▸ **Problem details**:
From the entries that follow, extract each line holding the string "void".

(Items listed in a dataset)
------------------------------
extern "C" int czi_tower4_launch(const void* x_hi, const void* x_img, int n_blocks, const void* const* w1, const float* const* b1,
                                 const void* const* w2, const float* const* b2, int c6, int exit_mode, void* y_hi, void* y_img,
                                 const float* head_w, const float* head_b, float* pol, float* val, int n_pol, int n_boards,
                                 int n_cu, const int32_t* n_dev, void* stream)
{
    if (n_blocks > ip::MAX_BLOCKS) return CZ_ERR_ARG;
    const HeadArgs hd{head_w, head_b, pol, val, n_pol};
    hipStream_t st = (hipStream_t)stream;
    ip::Chain ch{};
    ch.n = n_blocks;
    for (int b = 0; b < n_blocks; ++b) { ch.w1[b] = w1[b]; ch.w2[b] = w2[b]; ch.b1[b] = b1[b]; ch.b2[b] = b2[b]; }
    const int n_pairs = (n_boards + 1) / 2;
    const unsigned blocks = (unsigned)(n_pairs < n_cu ? n_pairs : n_cu);
    if (c6)
        hipLaunchKernelGGL((k_resblock_ip4_c8<128, 1, 1>), dim3(blocks), dim3(256), 0, st, (const _Float16*)x_hi, (const unsigned char*)x_img,
                           ch, (_Float16*)y_hi, (unsigned char*)y_img, (float*)nullptr, n_boards, n_dev, exit_mode, hd);
    else
        hipLaunchKernelGGL((k_resblock_ip4_c8<128, 0, 0>), dim3(blocks), dim3(256), 0, st, (const _Float16*)x_hi, (const unsigned char*)x_img,
                           ch, (_Float16*)y_hi, (unsigned char*)y_img, (float*)nullptr, n_boards, n_dev, exit_mode, hd);
    return hipGetLastError() == hipSuccess ? CZ_OK : CZ_ERR_HIP;
}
------------------------------
▸ **Solution**:
extern "C" int czi_tower4_launch(const void* x_hi, const void* x_img, int n_blocks, const void* const* w1, const float* const* b1,
                                 const void* const* w2, const float* const* b2, int c6, int exit_mode, void* y_hi, void* y_img,
                                 int n_cu, const int32_t* n_dev, void* stream)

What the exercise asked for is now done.